The inveterate relationship between apocalypse and dystopia is a prominent feature of Jewish faith and Jeremiah highlights it in our pericope (Jer. 30:1, 7). Though associated, they are not inseparable. That is where the utopian ideals of New Testament apocalypticism comes in, as a complement and not a contradiction of the biblical apocalypse, whether in utopian or dystopian dimension.

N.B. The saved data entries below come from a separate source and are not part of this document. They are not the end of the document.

def image_index_args(index, n_images: int, device):
    if index is None:
        return None, 0, 1
    if isinstance(index, torch.Tensor):
        if (index.dtype != torch.int64 or index.device != device or not index.is_contiguous()
                or index.numel() != n_images):
# ... 364 lines not shown
            if seed is None:
                raise ValueError("stochastic NI matrix (B[k, j >= 1] != 0): the injected noise needs a seed")
            if self.fast:
                raise ValueError("stochastic NI matrix: fast_f32 mode only covers column 0 of B")
            _check_elems_per_image(elems_per_image, self.E)
            self.rows_b = SparseRows(self.B, lambda k: min(k + 2, self.B.shape[1]), torch.float32, self.device,
                                     diag=False, dense=dense)
        self.seed = None if seed is None else int(seed) & (2 ** 64 - 1)
        self.epi = None if elems_per_image is None else int(elems_per_image)
        hdt = torch.float32 if self.fast else torch.float64
        self.rows = SparseRows(self.C, lambda k: k + 1, hdt, self.device, dense=dense)
        self.hist = torch.empty((self.n_step, self.E), dtype=hdt, device=self.device)
        self._x = [torch.empty(self.E, dtype=torch.float32, device=self.device) for _ in range(2)]
        self.std = [vp_std_f32(self.node[k, 0]) for k in range(self.n_step)] if stds is None else [float(v) for v in stds]
        self.labels = [float(np.float32(self.node[k, 0]) * np.float32(999)) for k in range(self.n_step)]
        self._rows_b0 = None
        self._known_level = _level_memo(lambda known_final: known_schedule(self.node, known_final))
        self._color_level = _level_memo(lambda known_final: color_schedule(self.node, known_final))

    def _noise_rows(self) -> SparseRows:
        if self.stochastic:
            return self.rows_b
        if self._rows_b0 is None:
            self._rows_b0 = SparseRows(self.B[:, :1], lambda k: 1, torch.float32, self.device, diag=False, dense=True)
        return self._rows_b0

    def first_input(self, noise: torch.Tensor, known: Optional[torch.Tensor] = None, mask: Optional[torch.Tensor] = None, index=None,
                    elems_per_image: Optional[int] = None, known_final: str = "mean", *, gray_u: Optional[torch.Tensor] = None) -> torch.Tensor:
        epi = self.epi if elems_per_image is None else int(elems_per_image)
        noise = _flat_noise_f32(noise, self.E)
        if gray_u is not None:
            if known is not None or mask is not None:
                raise ValueError("gray_u (colorization) does not go with known / mask (inpainting)")
            gs = check_gray(gray_u, self.E, epi, seed=self.seed, fast_f32=self.fast, device=noise.device)
            ga, gstd, gcol = self._color_level(0, known_final)
            index, first, stride = image_index_args(index, self.E // epi, noise.device)
            out = torch.empty_like(noise)
            check(lib.natinf_color_blend_f32(ptr(noise), ptr(out), ptr(gray_u), gs, _f9(COLOR_M), _f9(COLOR_W), ga, gstd, gcol, self.seed,
                                             ptr(index), first, stride, epi, self.E, stream_ptr()), "natinf_color_blend_f32")
            return out
        return _known_blend_f32(noise, known, mask, self.E, epi, self.seed, self._known_level, known_final, index, fast_f32=self.fast)

    def step(self, k: int, x_k: torch.Tensor, model_out: torch.Tensor, noise: torch.Tensor,
             x_next: Optional[torch.Tensor] = None, index=None, elems_per_image: Optional[int] = None, *,
             known: Optional[torch.Tensor] = None, mask: Optional[torch.Tensor] = None, known_final: str = "mean",
             gray_u: Optional[torch.Tensor] = None, low: Optional[torch.Tensor] = None) -> torch.Tensor:
        epi = self.epi if elems_per_image is None else int(elems_per_image)
        inpaint = known is not None or mask is not None
        if self.sr_scale:
            check_project(self.sr_scale, self.image_shape, seed=self.seed, elems_per_image=epi, conditioned=inpaint or gray_u is not None)
            _check_elems_per_image(epi, self.E)
            if low is None:
                raise ValueError("a sampler made with sr_scale needs low= at every step")
            ls = check_low(low, self.E, epi, self.sr_scale, device=x_k.device)
        elif low is not None:
            raise ValueError("low= belongs to a sampler made with sr_scale")
        if self.x0_mode:
            check_x0_fix(self.x0_fix, self.x0_ratio, self.x0_max, seed=self.seed, elems_per_image=epi, gray=gray_u is not None)
            _check_elems_per_image(epi, self.E)
        if gray_u is not None:
            if inpaint:
                raise ValueError("gray_u (colorization) does not go with known / mask (inpainting)")
            gs = check_gray(gray_u, self.E, epi, seed=self.seed, fast_f32=self.fast, device=x_k.device)
            ga, gstd, gcol = self._color_level(k + 1, known_final)
        if inpaint:
            ks, ms = check_known(known, mask, self.E, epi, seed=self.seed, fast_f32=self.fast, device=x_k.device)
            ka, kstd, kcol = self._known_level(k + 1, known_final)
        if x_next is None:
            x_next = _pingpong(self._x, k, x_k)
        for t in (x_k, model_out, noise):
            if t.dtype != torch.float32 or t.numel() != self.E or not t.is_contiguous():
                raise ValueError("x_k / model_out / noise must be contiguous fp32 tensors of n_elem elements")
        idx, val, n = self.rows.ptrs(k)
        r = self.rows.rows[k]
        a, s = float(self.node[k, 1]), float(self.node[k, 2])
        if inpaint or gray_u is not None or self.stochastic or self.x0_mode or self.sr_scale:
            if epi is None:
                raise ValueError("stochastic NI matrix: elems_per_image is needed to key the injected noise")
            ib, vb, nb = self._noise_rows().ptrs(k)
            index, first, stride = image_index_args(index, self.E // epi, x_k.device)
        if self.sr_scale:
            n_images = self.E // epi
            if self.sr_r is None or self.sr_r.shape[1] != n_images:
                self.sr_r = torch.zeros((self.n_step, n_images), dtype=torch.float64, device=self.device)
            c, h, w = self.image_shape
            check(lib.natinf_step_f64hist_project(ptr(x_k), ptr(model_out), ptr(noise), ptr(self.hist), ptr(x_next), idx, val, n,
                                                  r.diag, ib, vb, nb, k, a, s, self.std[k], self.seed, ptr(index), first, stride,
                                                  epi, self.E, ptr(low), ls, c, h, w, self.sr_scale, ptr(self.sr_r[k]), stream_ptr()),
                  "natinf_step_f64hist_project")
            return x_next
        if self.x0_mode:
            n_images = self.E // epi
            if self.x0_s is None or self.x0_s.shape[1] != n_images:
                self.x0_s = torch.zeros((self.n_step, n_images), dtype=torch.float64, device=self.device)
            kargs = (ptr(known), ptr(mask), ks, ms, ka, kstd, kcol) if inpaint else (0, 0, 0, 0, 0.0, 0.0, 0)
            check(lib.natinf_step_f64hist_x0fix(ptr(x_k), ptr(model_out), ptr(noise), ptr(self.hist), ptr(x_next), idx, val, n,
                                                r.diag, ib, vb, nb, k, a, s, self.std[k], self.seed, ptr(index), first, stride,
                                                epi, self.E, *kargs, self.x0_mode, self.x0_ratio, self.x0_max, ptr(self.x0_s[k]),
                                                stream_ptr()), "natinf_step_f64hist_x0fix")
            return x_next
        if inpaint:
            check(lib.natinf_step_f64hist_inpaint(ptr(x_k), ptr(model_out), ptr(noise), ptr(self.hist), ptr(x_next), idx, val, n,
                                                  r.diag, ib, vb, nb, k, a, s, self.std[k], self.seed, ptr(index), first, stride,
                                                  epi, self.E, ptr(known), ptr(mask), ks, ms, ka, kstd, kcol, stream_ptr()),
                  "natinf_step_f64hist_inpaint")
            return x_next
        if gray_u is not None:
            check(lib.natinf_step_f64hist_colorize(ptr(x_k), ptr(model_out), ptr(noise), ptr(self.hist), ptr(x_next), idx, val, n,
                                                   r.diag, ib, vb, nb, k, a, s, self.std[k], self.seed, ptr(index), first, stride,
                                                   epi, self.E, ptr(gray_u), gs, _f9(COLOR_M), _f9(COLOR_W), ga, gstd, gcol, stream_ptr()),
                  "natinf_step_f64hist_colorize")
            return x_next
        if self.stochastic:
            check(lib.natinf_step_f64hist_noise(ptr(x_k), ptr(model_out), ptr(noise), ptr(self.hist), ptr(x_next), idx, val, n,
                                                r.diag, ib, vb, nb, k, a, s, self.std[k], self.seed, ptr(index), first, stride,
                                                epi, self.E, stream_ptr()), "natinf_step_f64hist_noise")
            return x_next
        b0 = float(np.float32(self.B[k, 0]))
        fn = lib.natinf_step_f32hist if self.fast else lib.natinf_step_f64hist
        check(fn(ptr(x_k), ptr(model_out), ptr(noise), ptr(self.hist), ptr(x_next), idx, val, n, r.diag, k,
                 a, s, self.std[k], b0, self.E, stream_ptr()), "natinf_step_f64hist")
        return x_next

    def run(self, model_fn: Callable, noise: torch.Tensor, return_all: bool = False, index=None, *,
            known: Optional[torch.Tensor] = None, mask: Optional[torch.Tensor] = None, known_final: str = "mean",
            gray_u: Optional[torch.Tensor] = None, low: Optional[torch.Tensor] = None, sr_final: str = "step"):
        shape, B = noise.shape, noise.shape[0]
        noise = noise.contiguous()
        epi = self.epi if self.epi is not None else noise.numel() // B
        inpaint = known is not None or mask is not None
        if sr_final not in ("step", "x0"):
            raise ValueError('sr_final must be "step" or "x0"')
        if self.sr_scale:
            check_project(self.sr_scale, self.image_shape, seed=self.seed, elems_per_image=epi, conditioned=inpaint or gray_u is not None)
            if low is None:
                raise ValueError("a sampler made with sr_scale needs low=")
        elif low is not None or sr_final != "step":
            raise ValueError('low= and sr_final="x0" belong to a sampler made with sr_scale')
        if gray_u is not None and inpaint:
            raise ValueError("gray_u (colorization) does not go with known / mask (inpainting)")
        if self.x0_mode:
            check_x0_fix(self.x0_fix, self.x0_ratio, self.x0_max, seed=self.seed, elems_per_image=epi, gray=gray_u is not None)
        kw = dict(index=index, elems_per_image=epi) if self.stochastic or inpaint or gray_u is not None or self.x0_mode or self.sr_scale else {}
        if self.sr_scale:
            kw.update(low=low.reshape(-1))
        if gray_u is not None:
            kw.update(gray_u=gray_u.reshape(-1), known_final=known_final)
        elif inpaint:
            flat = lambda t: t if t is None else (t.view(torch.uint8) if t.dtype == torch.bool else t).reshape(-1)
            kw.update(known=flat(known), mask=flat(mask), known_final=known_final)
        x = self.first_input(noise, **kw) if inpaint or gray_u is not None else noise
        xs = [x.view(shape)]
        for k in range(self.n_step):
            labels = torch.full((B,), self.labels[k], dtype=torch.float32, device=self.device)
            out = model_fn(x.view(shape), labels)
            x = self.step(k, x.reshape(-1), out.contiguous().reshape(-1), noise.reshape(-1), **kw)
            if return_all:
                x = x.clone()
                xs.append(x.view(shape))
        if sr_final == "x0":
            x = self.hist[self.n_step - 1].to(torch.float32)
            xs.append(x.view(shape))
        return xs if return_all else x.view(shape)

Meanwhile, an assessment of Prophet Jeremiah's social context and situation is a fitting ally. To the Jeremiad prophecy and its potential apocalyptic dystopia, we now turn.

 

E APOCALYPTIC DYSTOPIA IN JEREMIAH'S PROPHECY

Prophet Jeremiah could be linked to the Deuteronomistic historian though this is not clear in the views of most scholars. Scholars like Malan and Meyer find no difficulty in linking Prophet Jeremiah with King Josiah and thus with Deuteronomistic History.17 On the other hand some would prefer to think of Deuteronomistic History as a guild or school of scholars. Interestingly, those who prefer to discuss the authorship of the book of Jeremiah and who associate it with a Deuteronomistic Historian (or redactors) seem to be strongly convinced of their literary stance. 18

For example, Bernhard Duhm (1901) clearly states that Jeremiah is a book of an unfolding personal revelation from Yahweh, rather than one that 19came together bit by bit.20 Whether or not the book grew in an unfolding rather than an accretive style, as suggested by Duhm, is not nearly as important as knowing that Jeremiah is not only a historical treatise but one of considerable importance to biblical scholars, exegetes and hermeneutists.21

Within the Prophetic corpus in particular and Deuteronomistic History in general, the book occupies a very strategic place in both structure and content.22

Complex as the book of Jeremiah is, it is excusable for some authors to identify a variety of redactors who put parts of the book together. Jeremiah 30 - 31, to some scholars, would sound more apocalyptic than the sections preceding it, in which case apocalypticism, as mentioned earlier is defined in its broadest sense.23 According to Fischer,24 the book is outstanding in its focus on the grievances leading to the collapse and sacking of Jerusalem. Moreover, Jeremiah as a historical person mourned the demise of King Josiah in 603 BCE and did actually record his laments in the book of Lamentation in reaction to the looming danger of exile and captivity. If Josiah is the sixth century monarch whose zeal to restore the worship of the True God in his holy Temple, and whose activities led to the discovery of the book of the Law, most probably the book of Deuteronomy, then; linking the Deuteronomist with Jeremiah is in the opinion of the present author a reasonable conjecture.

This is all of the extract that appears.